In this post, we provide a concise overview of the algorithm and its results. While Dave builds on established concepts in fraud proof protocols, it also introduces several novel techniques that address longstanding challenges, such as resource exhaustion attacks and delay attacks. We believe these advancements may represent a significant step forward in the field. At the same time, we are eager to engage with the community — especially those working on similar challenges — to refine these ideas further. Your insights and feedback will be invaluable as we continue to develop and enhance Dave.

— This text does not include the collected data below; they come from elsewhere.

constexpr int band_waves_per_simd(int m, int v4, int arith = 0) { return (v4 <= 2 && m <= 9) ? ACX_NARROW_WAVES : ((v4 <= 4 && m <= 9) ? (arith ? 6 : ACX_MID_WAVES) : 4); }
template <int M, int V4, int ROLE, bool WD2 = false, int ARITH = 0>
__global__ __launch_bounds__(BAND_THREADS, band_waves_per_simd(M, V4, ARITH)) void band_kernel(const float *__restrict__ frot,
                                                            const int64_t *__restrict__ toff,
                                                            const float *__restrict__ normtab,
                                                            const int64_t *__restrict__ noff,
                                                            const PairDesc *__restrict__ pd,
                                                            float *__restrict__ scratch,
                                                            float *__restrict__ thr,
                                                            unsigned long long *__restrict__ bits,
                                                            float kappa, int pct_mode, int inclusive, int oti_target, int want_eps)
{
    constexpr bool write_d2 = WD2;
    using G = BandGeom<M, V4, ARITH>;
    constexpr int role = ROLE;
    constexpr int NV = 4 * V4;
    constexpr int NSTEP = NV / 8;
    using RG = RowGeom<NV>;
    constexpr int LNP = RG::LNP, ROWP = RG::ROWP, FBINS = RG::FBINS;
    constexpr bool HIST_IN_ROW = RG::HIST_IN_ROW;
    constexpr int SWEEP_FLOATS = 8 * G::AROWS * G::SP;
    constexpr int LDS_FLOATS = SWEEP_FLOATS > RG::TAIL_FLOATS ? SWEEP_FLOATS : RG::TAIL_FLOATS;
    __shared__ __attribute__((aligned(4096))) float smem[LDS_FLOATS];

    const int bid_x = blockIdx.x, bid_y = blockIdx.y;
    const PairDesc P = pd[bid_y];
    const int MA = role ? P.Mr : P.Mq, MB = role ? P.Mq : P.Mr;
    const int TA = role ? P.Tr : P.Tq, TB = role ? P.Tq : P.Tr;
    const int i0 = bid_x * BAND;
    if (i0 >= MA) return;
    const int tid = threadIdx.x, lane = tid & 63;
    const int wave = __builtin_amdgcn_readfirstlane(tid >> 6);
    const bool rows_are_ref = role == 1;
    const int rota = (rows_are_ref == (oti_target == 0)) ? P.oti : 0;
    const int rotb = (rows_are_ref == (oti_target == 0)) ? 0 : P.oti;
    const float *nrow = normtab + (role ? P.nr : P.nq) + (int64_t)rota * (MA + NGUARD);
    const float *ncol = normtab + (role ? P.nq : P.nr) + (int64_t)rotb * (MB + NGUARD);
    const float INF = __builtin_inff();
    const float PADV = INF;

    const int lr = lane & 15, lk = lane >> 4;
    int c0a = lk - rota; if (c0a < 0) c0a += NBIN;
    int c0b = lk - rotb; if (c0b < 0) c0b += NBIN;
    constexpr unsigned PB = ARITH ? (unsigned)FH * 2u : (unsigned)FROT * 4u;
    const unsigned offA = ARITH ? (unsigned)(((c0a >> 2) * 4 + (c0a & 3)) * 16) : (unsigned)(((c0a >> 2) * NBIN + (c0a & 3) * 3) * 4);
    const unsigned offB = ARITH ? (unsigned)(((c0b >> 2) * 4 + (c0b & 3)) * 16) : (unsigned)(((c0b >> 2) * NBIN + (c0b & 3) * 3) * 4);
    const char *pool_b = reinterpret_cast<const char *>(frot);
    const char *fra = pool_b + (role ? P.fr : P.fq) * (int64_t)PB + offA;
    const __amdgpu_buffer_rsrc_t rsB =
        __builtin_amdgcn_make_buffer_rsrc((void *)(pool_b + ((role ? P.fq : P.fr) - 8) * (int64_t)PB), 0, -1, 0x00020000);
    const unsigned voffB = offB + (unsigned)lr * PB;
    const char *frb = pool_b + (role ? P.fq : P.fr) * (int64_t)PB + offB;
    typedef float f32x3 __attribute__((ext_vector_type(3)));
    typedef f32x3 f32x3_u __attribute__((aligned(4)));
    typedef unsigned u32x3 __attribute__((ext_vector_type(3)));
    typedef u32x3 u32x3_u __attribute__((aligned(4)));
    typedef unsigned u32x4v __attribute__((ext_vector_type(4)));
    typedef _Float16 f16x8 __attribute__((ext_vector_type(8)));
    typedef _Float16 f16x4 __attribute__((ext_vector_type(4)));
    float areg[G::NRT][3];
    f16x8 ah8[G::NRT], ah9[G::NRT];
#pragma unroll
    for (int ta = 0; ta < G::NRT; ++ta) {
        int f = i0 + 16 * ta + lr;
// ... 196 lines not shown
            const int a = idx / npad, j = MB + idx - a * npad;
            if (i0 + a < MA) D[a * pitchD + j] = INF;
        }
    }
    ACX_STAMP(0);
#ifdef ACX_ABL
    { float keep_ = 0.0f;
      for (int a = 0; a < BAND; ++a) for (int st = 0; st < NSTEP; ++st) keep_ += xv[a][st];
      ACX_ABL_EXIT(1, keep_); }
#endif
    __syncthreads();
    ACX_STAMP(1);
    constexpr int CH = NV / 4;
    constexpr int LPT = 64 / NV == 0 ? 1 : 64 / NV;
    static_assert(NV == 8 || NV == 16 || NV == 32, "row owners hold 8, 16 or 32 consecutive positions");
    {
        const int wl = lane + 4 * (lane / NV);
#pragma unroll
        for (int st = 0; st < NSTEP; ++st) {
            float *dst = smem + tile_of(st) * (LPT * LNP) + wl;
#pragma unroll
            for (int a = 0; a < BAND; ++a) dst[a * ROWP] = xv[a][st];
        }
    }
    if constexpr (!HIST_IN_ROW) {
        float *h = smem + RG::hist_off(wave);
#pragma unroll
        for (int q = 0; q < FBINS / 256; ++q) *reinterpret_cast<float4 *>(h + 256 * q + 4 * lane) = make_float4(0.f, 0.f, 0.f, 0.f);
    }
    ACX_STAMP(2);
    __syncthreads();
    ACX_STAMP(3);
    float xr[NV];
    {
        const float *mine = smem + wave * ROWP + lane * LNP;
#pragma unroll
        for (int j = 0; j < CH; ++j) {
            const float4 v = *reinterpret_cast<const float4 *>(mine + 4 * j);
            xr[4 * j + 0] = v.x; xr[4 * j + 1] = v.y; xr[4 * j + 2] = v.z; xr[4 * j + 3] = v.w;
        }
    }

    asm volatile("s_waitcnt lgkmcnt(0)" ::: "memory");
    ACX_STAMP(4);
#ifdef ACX_ABL
    { float keep_ = 0.0f;
      for (int t = 0; t < NV; ++t) keep_ += xr[t];
      ACX_ABL_EXIT(2, keep_); }
#endif
    band_row_tail<NV, ROLE>(xr, smem, wave, lane, i0 + wave, MA, MB, (BAND - 1) - wave, P, thr, role == 0 ? bits : nullptr,
                            pp, pct_mode, inclusive, want_eps ACX_STAMP_ARG);
}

Note that this post focuses on the theoretical properties of the Dave algorithm rather than its current development stages. We assume the reader is generally familiar with fraud proofs, and we have left the more technical details to the full paper. Interested readers are encouraged to read the paper for an in-depth analysis.
Resources
- Permissionless Refereed Tournaments (PRT) — our first algorithm, which introduces the computation hash (a.k.a history commitments), tournament brackets, and recursive disputes.
- Fraud Proofs Are Broken (but we can fix them) — our ethresearch post that started it all.

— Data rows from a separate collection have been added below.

+                                                unsigned &stashed, unsigned &n_samp_all, unsigned &n_member_pass,
+                                                unsigned &n_qags, unsigned &n_filed)
+{
+    if ((serve & (serve - 1u)) == 0) {
+        const int m = __builtin_ctz(serve);
+        GroupMember *const M = gp->mem + m;
+        const bool inA = ((maskA >> m) & 1u) != 0, inB = ((maskB >> m) & 1u) != 0;
+        const bool act_m = cur < 0 ? (g.node && (g.half == 0 ? inA : inB)) : g.node;
+        RIM_PROF_T(t_mem);
+        const double fv = f.member(m, act_m);
+        RIM_PROF_ADD(20, t_mem);
+        RIM_PROF_T(t_gk);
+        const GKRes r = wave_gk31(fv, hl, g);
+        RIM_PROF_ADD(11, t_gk);
+        if (cur < 0) {
+            if ((g.lane == 0 && inA) || (g.lane == 32 && inB)) {
+                double *fb = M->fb[g.half];
+                fb[0] = r.result; fb[1] = r.abserr; fb[2] = r.resabs; fb[3] = r.resasc;
+            }
+            const unsigned ns = (inA ? 31u : 0u) + (inB ? 31u : 0u);
+            if (g.lane == 0) M->samples = ns;
+            n_samp_all += ns;
+            n_member_pass += 1;
+            n_qags += (inA ? 1u : 0u) + (inB ? 1u : 0u);
+            return;
+        }
+        const unsigned long long ne = wv_ballot(r.resasc != r.abserr);
+        if (booknow) {
+            if (g.j == 0) {
+                double *h = M->fb[cur] + 2 * g.half;
+                h[0] = r.result; h[1] = r.abserr;
+                if (!g.half) M->hf = (int) (ne & 1ull) | (int) (((ne >> 32) & 1ull) << 1);
+            }
+        } else {
+            RIM_PROF_T(t_file);
+            const int idx = (int) ((idxp >> (16 * m)) & 0xffffull);
+            const unsigned long long freep = wv_ballot(g.lane < RIM_STASH && M->sk[g.lane & (RIM_STASH - 1)] < 0);
+            const int pos = freep ? __builtin_ffsll((long long) freep) - 1 : uni(M->snext);
+            wv_sync();
+            if (g.lane == 0) {
+                M->sk[pos] = idx;
+                M->sf[pos] = (int) (ne & 1ull) | (int) (((ne >> 32) & 1ull) << 1);
+                M->sr1[pos] = r.result; M->se1[pos] = r.abserr;
+                if (!freep) M->snext = (pos + 1) & (RIM_STASH - 1);
+            }
+            if (g.lane == 32) { M->sr2[pos] = r.result; M->se2[pos] = r.abserr; }
+            stashed |= 1u << m;
+            n_filed += 1;
+            RIM_PROF_ADD(21, t_file);
+        }
+        return;
+    }
+
+    GKSums q;
+    q.rk = 0.; q.rg = 0.; q.ra = 0.; q.rasc = 0.;
+    for (unsigned rem = serve; rem; rem &= rem - 1) {
+        const int m = __builtin_ctz(rem);
+        const bool inA = ((maskA >> m) & 1u) != 0, inB = ((maskB >> m) & 1u) != 0;
+        const bool act_m = cur < 0 ? (g.node && (g.half == 0 ? inA : inB)) : g.node;
+        RIM_PROF_T(t_mem);
+        const double fv = f.member(m, act_m);
+        RIM_PROF_ADD(20, t_mem);
+        RIM_PROF_T(t_gk);
+        const GKSums s = wave_gk31_sums(fv, g);
+        const unsigned long long pair = 0x0000000100000001ull << m;
+        q.rk = wv_put_lanes(q.rk, s.rk, pair, g.lane); q.rg = wv_put_lanes(q.rg, s.rg, pair, g.lane);
+        q.ra = wv_put_lanes(q.ra, s.ra, pair, g.lane); q.rasc = wv_put_lanes(q.rasc, s.rasc, pair, g.lane);
+        RIM_PROF_ADD(11, t_gk);
+    }
+    RIM_PROF_T(t_gk);
+    const GKRes r = wave_gk31_tail(q, hl);
+    RIM_PROF_ADD(11, t_gk);
+
+    int lane = g.lane;
+#if defined(__HIP_DEVICE_COMPILE__) && !defined(RIM_WAVE_EMU)
+    asm volatile("" : "+v"(lane));
+#endif
+    const int ml = lane & (RIM_GROUP - 1);
+    const bool half = (lane & 32) != 0;
+    const bool mine = (lane & 31) < RIM_GROUP && ((serve >> ml) & 1u) != 0;
+    GroupMember *const M = gp->mem + ml;
+    if (cur < 0) {
+        const bool inA = ((maskA >> ml) & 1u) != 0, inB = ((maskB >> ml) & 1u) != 0;
+        if (mine && (half ? inB : inA)) {
+            double *fb = M->fb[half ? 1 : 0];
+            fb[0] = r.result; fb[1] = r.abserr; fb[2] = r.resabs; fb[3] = r.resasc;
+        }
+        if (mine && !half) M->samples = (inA ? 31u : 0u) + (inB ? 31u : 0u);
+        const unsigned nq = (unsigned) (__builtin_popcount(maskA) + __builtin_popcount(maskB));
+        n_samp_all += 31u * nq;
+        n_member_pass += (unsigned) __builtin_popcount(serve);
+        n_qags += nq;
+        return;
+    }
+    const unsigned long long ne = wv_ballot(r.resasc != r.abserr);
+    const unsigned filed = serve & ~booknow;
+    unsigned posw = 0, turnw = 0;
+    if (filed) {
+        RIM_PROF_T(t_file);
+        for (unsigned rem = filed; rem; rem &= rem - 1) {
+            const int m = __builtin_ctz(rem);
+            const GroupMember *const Mm = gp->mem + m;
+            const unsigned long long freep = wv_ballot(g.lane < RIM_STASH && Mm->sk[g.lane & (RIM_STASH - 1)] < 0);
+            const int pos = freep ? __builtin_ffsll((long long) freep) - 1 : uni(Mm->snext);
+            posw |= (unsigned) pos << (4 * m);
+            if (!freep) turnw |= 1u << m;
+        }
+        wv_sync();
+        stashed |= filed;
+        n_filed += (unsigned) __builtin_popcount(filed);
+        RIM_PROF_ADD(21, t_file);
+    }
+    if (mine) {
+        const int fl = (int) ((ne >> ml) & 1ull) | (int) (((ne >> (32 + ml)) & 1ull) << 1);
+        if ((booknow >> ml) & 1u) {
+            double *h = M->fb[cur] + (half ? 2 : 0);
+            h[0] = r.result; h[1] = r.abserr;
+            if (!half) M->hf = fl;
+        } else {
+            const int pos = (int) ((posw >> (4 * ml)) & (unsigned) (RIM_STASH - 1));
+            if (!half) {
+                M->sk[pos] = (int) ((idxp >> (16 * ml)) & 0xffffull);
+                M->sf[pos] = fl;
+                M->sr1[pos] = r.result; M->se1[pos] = r.abserr;
+                if ((turnw >> ml) & 1u) M->snext = (pos + 1) & (RIM_STASH - 1);
+            } else { M->sr2[pos] = r.result; M->se2[pos] = r.abserr; }
+        }
+    }
 }
 
 template <class F>
@@ -371,54 +504,8 @@
             if (lane == 0) { extern unsigned long long g_emu_hist[64]; g_emu_hist[(cur < 0 ? 0 : 8) + __builtin_popcount(cur < 0 ? serve : booknow)]++;
                              if (cur >= 0) g_emu_hist[16 + __builtin_popcount(active)]++; }
 #endif
-            for (unsigned rem = serve; rem; rem &= rem - 1) {
-                const int m = __builtin_ctz(rem);
-                GroupMember *const M = gp->mem + m;
-                const bool inA = ((maskA >> m) & 1u) != 0, inB = ((maskB >> m) & 1u) != 0;
-                const bool act_m = cur < 0 ? (g.node && (g.half == 0 ? inA : inB)) : g.node;
-                RIM_PROF_T(t_mem);
-                const double fv = f.member(m, act_m);
-                RIM_PROF_ADD(20, t_mem);
-                RIM_PROF_T(t_gk);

- Fraud Proof Wars by Luca Donno from L2Beat — an in-depth analysis of fraud proof approaches, algorithms, and trade-offs. There’s also his Devcon SEA 2024 talk of the same title.
- Dave: a decentralized, secure, and lively fraud-proof algorithm — our paper detailing the Dave algorithm.

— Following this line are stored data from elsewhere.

template <int DR, bool FULL>
__global__ __launch_bounds__(64, BDF_COL_WAVES) void k_rows_col(SampleArgs a_in, ColPlanDev p_in, uint32_t fac_bytes)
{
    __shared__ __attribute__((aligned(16))) double lds[4 * 272 + 768];
    const int w = blockIdx.x;
    if (w >= p_in.n_waves) return;
    const int r_end = p_in.wave_round[w + 1];
    if (a_in.span && threadIdx.x == 0) atomicMin(a_in.span + 2 * (w & 63), (unsigned long long)__builtin_amdgcn_s_memrealtime());
    CSTAMP_DECL;
#pragma nounroll
    for (int rd = p_in.wave_round[w]; rd < r_end; rd++) {
    int zero = 0, lane = threadIdx.x;
    asm volatile("" : "+s"(zero), "+v"(lane));
    const SampleArgs &a = (&a_in)[zero];
    const ColPlanDev &p = (&p_in)[zero];
    const int j = lane & 15, g = lane >> 4;
    const TermDev &T = a.t[0];
    const int D = FULL ? 32 : a.D;
    const int ec0 = D - 1 - j, ec1 = D - 17 - j;
    const int n0 = ec0, n1 = ec1 >= 0 ? ec1 : 0;
    const bool ok1 = ec1 >= 0;
    const uint32_t rowb = (uint32_t)D * 8u;
    const uint32_t eo = FULL ? (uint32_t)ec1 * 8u : (uint32_t)ec0 * 8u;
    const __amdgpu_buffer_rsrc_t rs = __builtin_amdgcn_make_buffer_rsrc((void *)T.fac[0], 0, (int)fac_bytes, 0x00020000);
    const bool coded = T.packed != nullptr;
    const double mean = T.mean;
    {
        const ColJob jb = p.jobs[(int64_t)rd * 4 + g];
        const bool live = jb.row >= 0;
        const int n = live ? jb.count : 0;
        const unsigned lds_img = (unsigned)__builtin_amdgcn_readfirstlane((int)(unsigned)(size_t)(__attribute__((address_space(3))) double *)(lds + 4 * 272));
        bool have_prior = true;
        if (a.ready) have_prior = __builtin_amdgcn_readfirstlane((int)((int32_t)(__hip_atomic_load(a.ready, __ATOMIC_RELAXED, __HIP_MEMORY_SCOPE_AGENT) - a.ready_want) >= 0)) != 0;
        if (have_prior) col_prior_dma(a.prior_c, lds_img, lane);
        double A0[33], A1[33];
#pragma unroll
        for (int i = 0; i < 33; i++) { A0[i] = 0.0; A1[i] = 0.0; }
        int nmax = n;
        nmax = max(nmax, __shfl_xor(nmax, 16));
        nmax = max(nmax, __shfl_xor(nmax, 32));
        nmax = __builtin_amdgcn_readfirstlane(nmax);
        if (nmax > 0) {
            const uint32_t *packed = coded ? T.packed + jb.q_begin : nullptr;
            const int32_t *colidx = T.colidx + jb.q_begin;
            const double *vals = T.vals + jb.q_begin;
            const double *table = T.table;
#define COL_CHUNK(c0, IDW, R)                                                                     \
            {                                                                                     \
                const int o_ = (c0) + j;                                                          \
                IDW = 0xffffffu; R = 0.0;                                                         \
                if (o_ < n) {                                                                     \
                    if (coded) { const uint32_t pw_ = packed[o_]; IDW = pw_; R = table[pw_ >> 24] - mean; } \
                    else { IDW = (uint32_t)colidx[o_]; R = vals[o_] - mean; }                     \
                }                                                                                 \
                IDW = __umul24(IDW, rowb);       \
            }
            uint32_t idw_c, idw_n;
            double r_c, r_n;
            COL_CHUNK(0, idw_c, r_c)
            double ba[4][2], bb[4][2];
            col_gather4<FULL, 0>(ba, rs, idw_c, rowb, eo, ok1);
            for (int c0 = 0;; c0 += 16) {
                COL_CHUNK(c0 + 16, idw_n, r_n)
                col_gather4<FULL, 4>(bb, rs, idw_c, rowb, eo, ok1);
                __builtin_amdgcn_sched_barrier(0);
                col_compute4<DR, 0>(A0, A1, ba, r_c);
                if (c0 + 4 >= nmax) break;
                col_gather4<FULL, 8>(ba, rs, idw_c, rowb, eo, ok1);
                __builtin_amdgcn_sched_barrier(0);
                col_compute4<DR, 4>(A0, A1, bb, r_c);
                if (c0 + 8 >= nmax) break;
                col_gather4<FULL, 12>(bb, rs, idw_c, rowb, eo, ok1);
                __builtin_amdgcn_sched_barrier(0);
                col_compute4<DR, 8>(A0, A1, ba, r_c);
                if (c0 + 12 >= nmax) break;
                col_gather4<FULL, 0>(ba, rs, idw_n, rowb, eo, ok1);
                __builtin_amdgcn_sched_barrier(0);
                col_compute4<DR, 12>(A0, A1, bb, r_c);
                if (c0 + 16 >= nmax) break;
                idw_c = idw_n; r_c = r_n;
            }
#undef COL_CHUNK
        }
#ifdef BDF_K1_STAMPS
        asm volatile("s_nop 0" :: "v"(A0[0]), "v"(A0[32]), "v"(A1[31]));
        st_steps += (unsigned long long)nmax; st_rounds++;
#endif
        CSTAMP(st_acc);
        const unsigned fl = (unsigned)jb.flags;
        if (__builtin_amdgcn_readfirstlane((int)(__ballot((fl & COLF_PAIR) != 0) != 0ull))) {
#ifdef BDF_K1_STAMPS
            st_folds++;
#endif
            col_fold<16>(A0, A1, (fl & COLF_PAIR) ? 1.0 : 0.0);
            if (__builtin_amdgcn_readfirstlane((int)(__ballot((fl & COLF_QUAD) != 0) != 0ull)))
                col_fold<32>(A0, A1, (fl & COLF_QUAD) ? 1.0 : 0.0);
        }
        if (__builtin_amdgcn_readfirstlane((int)(fl & COLF_MULTI))) {
            const int srow = __builtin_amdgcn_readfirstlane(jb.srow);
            double *dst = p.partials + (int64_t)__builtin_amdgcn_readfirstlane(jb.slot) * COL_PSZ + j;
            if (g == 0) {
#pragma unroll
                for (int e = 0; e < 33; e++) __hip_atomic_store(dst + e * 16, A0[e], __ATOMIC_RELAXED, __HIP_MEMORY_SCOPE_AGENT);
#pragma unroll
                for (int e = 33; e < 50; e++) __hip_atomic_store(dst + e * 16, A1[e - 17], __ATOMIC_RELAXED, __HIP_MEMORY_SCOPE_AGENT);
            }
            const ColSplit sr = p.rows[srow];
            asm volatile("s_waitcnt vmcnt(0)" ::: "memory");
            int old = 0;
            if (lane == 0) old = __hip_atomic_fetch_add(p.arrived + srow, 1, __ATOMIC_RELAXED, __HIP_MEMORY_SCOPE_AGENT);
            old = __builtin_amdgcn_readfirstlane(old);
#ifdef BDF_K1_STAMPS
            st_parts++;
            if (old == sr.n_slots - 1) st_fins++;
#endif
            if (old != sr.n_slots - 1) { CSTAMP(st_mid); continue; }
            __builtin_amdgcn_fence(__ATOMIC_ACQUIRE, "agent");
            asm volatile("s_waitcnt vmcnt(0)" ::: "memory");
            if (lane == 0) p.arrived[srow] = 0;
            const double *src = p.partials + (int64_t)sr.slot_begin * COL_PSZ + j;
            col_slot_load<0, 50, false>(A0, A1, src + (int64_t)(g < sr.n_slots ? g : 0) * COL_PSZ, g < sr.n_slots ? 1.0 : 0.0);
            for (int s0 = 4; s0 < sr.n_slots; s0 += 4) {
                const bool on = s0 + g < sr.n_slots;
                const double *sp = src + (int64_t)(on ? s0 + g : 0) * COL_PSZ;
                const double m = on ? 1.0 : 0.0;
                col_slot_load<0, 16, true>(A0, A1, sp, m);
                asm volatile("" ::: "memory");
                col_slot_load<16, 33, true>(A0, A1, sp, m);
                asm volatile("" ::: "memory");
                col_slot_load<33, 50, true>(A0, A1, sp, m);
                asm volatile("" ::: "memory");
            }
            col_fold<16>(A0, A1, 1.0);
            col_fold<32>(A0, A1, 1.0);
        }
        CSTAMP(st_mid);
        double z0 = 0.0, z1 = 0.0;
        {
            double ze = 0.0, zo = 0.0;
            if (live && 2 * j < D) bdf_normal_pair(a.seed, a.sweep, BDF_P_ROW, a.entity_tag, (uint64_t)(uint32_t)jb.orig, (uint32_t)j, ze, zo);
            const int base = lane & 48;
            const double ze0 = __shfl(ze, base + (n0 >> 1)), zo0 = __shfl(zo, base + (n0 >> 1));
            const double ze1 = __shfl(ze, base + (n1 >> 1)), zo1 = __shfl(zo, base + (n1 >> 1));
            z0 = (n0 & 1) ? zo0 : ze0;
            z1 = ok1 ? ((n1 & 1) ? zo1 : ze1) : 0.0;
        }
        asm volatile("" ::: "memory");
        CSTAMP(st_rng);
        {
            double *tl = lds + g * 272;
#pragma unroll
            for (int r = 0; r < 16; r++) tl[r * 17 + j] = A0[16 + r];
            wave_sync();
#pragma unroll
            for (int i = 0; i < 16; i++) A1[i] = tl[j * 17 + i];
            wave_sync();
        }
        CSTAMP(st_mid);
        const double alpha = term_alpha(T);
        if (!have_prior) {
            int spins = 0;
            while ((int32_t)(__hip_atomic_load(a.ready, __ATOMIC_RELAXED, __HIP_MEMORY_SCOPE_AGENT) - a.ready_want) < 0) {
                __builtin_amdgcn_s_sleep(16);
                if (++spins > (1 << 22)) { if (lane == 0) atomicOr_system(a.flag, 16); break; }
            }
            col_prior_dma(a.prior_c, lds_img, lane);
        }
        {
            const double *pb = a.prior_b + (a.mu_is_matrix && live ? (int64_t)jb.row * D : 0);
            const double b0 = __hip_atomic_load(pb + n0, __ATOMIC_RELAXED, __HIP_MEMORY_SCOPE_AGENT);
            const double b1 = __hip_atomic_load(pb + n1, __ATOMIC_RELAXED, __HIP_MEMORY_SCOPE_AGENT);
            asm volatile("s_waitcnt vmcnt(0)" ::: "memory");
            wave_sync();
            const double *img = lds + 4 * 272;
            col_prior_lds<0, 0, DR>(A0, img, alpha, j);
            col_prior_lds<1, 0, DR>(A1, img, alpha, j);
            A0[32] = fma(alpha, A0[32], b0);
            A1[32] = ok1 ? fma(alpha, A1[32], b1) : 0.0;
            wave_sync();
        }
#ifdef BDF_K1_STAMPS
        asm volatile("s_nop 0" :: "v"(A0[0]), "v"(A0[31]), "v"(A1[0]), "v"(A1[31]));
#endif
        CSTAMP(st_prior);
        double d0 = 1.0, d1 = 1.0;
        fin_factor<DR, 0>(A0, A1, d0, d1, j);
        const bool lead = live && (fl & COLF_LEADER);
        if (lead && (!(d0 > 0.0) || (ok1 && !(d1 > 0.0)))) atomicOr_system(a.flag, 1);
        const double rd0 = fast_rcp(d0), rd1 = fast_rcp(d1);
        double y0 = fma(z0, fast_rsqrt(d0), A0[32] * rd0), y1 = fma(z1, fast_rsqrt(d1), A1[32] * rd1);
        fin_backward<DR - 1>(A0, A1, y0, y1, rd0, rd1, j);
        if (lead) __hip_atomic_store(a.out + ((int64_t)jb.row * D + ec0), y0, __ATOMIC_RELAXED, __HIP_MEMORY_SCOPE_AGENT);
        if (lead && ok1) __hip_atomic_store(a.out + ((int64_t)jb.row * D + ec1), y1, __ATOMIC_RELAXED, __HIP_MEMORY_SCOPE_AGENT);
        CSTAMP(st_fin);
    }
    }
    if (a_in.done) {
        asm volatile("s_waitcnt vmcnt(0)" ::: "memory");
        if (threadIdx.x == 0) __hip_atomic_fetch_add(a_in.done + BDF_DONE_STRIDE * (w & (BDF_DONE_SHARDS - 1)), 1u, __ATOMIC_RELAXED, __HIP_MEMORY_SCOPE_AGENT);
    }
    if (a_in.span && threadIdx.x == 0) atomicMax(a_in.span + 2 * (w & 63) + 1, (unsigned long long)__builtin_amdgcn_s_memrealtime());
#ifdef BDF_K1_STAMPS
    if (threadIdx.x == 0 && a_in.b_dump && w < 65536) {
        unsigned long long *d = (unsigned long long *)a_in.b_dump + (size_t)w * 16;
        d[0] = st_begin; d[8] = st_t; d[6] = st_rounds; d[7] = st_steps;
        d[1] = st_parts; d[2] = st_fins; d[3] = st_folds;
        d[11] = st_rng; d[12] = st_acc; d[13] = st_mid; d[14] = st_prior; d[15] = st_fin;
        d[9] = __builtin_amdgcn_s_getreg((4 - 1) << 11 | 0 << 6 | 4) | ((unsigned long long)__builtin_amdgcn_s_getreg((32 - 1) << 11 | 0 << 6 | 4));
        d[10] = __builtin_amdgcn_s_getreg((4 - 1) << 11 | 0 << 6 | 20);
    }
#endif
}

- The Dave Fraud-Proof Algorithm: triumphing over Sybils with a laptop and a small collateral — our Devcon SEA 2024 talk on the Dave algorithm (here are the slides).
TL;DR
There are three properties we need from permissionless fraud proof protocols:
- security — an attacker must spend an impractical quantity of resources to defeat any single honest validator;
- decentralization — participation is unrestricted, either by imposing a permission list or demanding the deposit of expensive bonds;
- liveness — disputes settle in a timely manner.
Dave allows (but does not require) honest validators to cooperate trustlessly, playing collectively as one. We refer to this collective of honest players as the hero, and we call the attacker and its mob of perfectly coordinated Sybils the adversary. We’ll use the terms validator and player interchangeably.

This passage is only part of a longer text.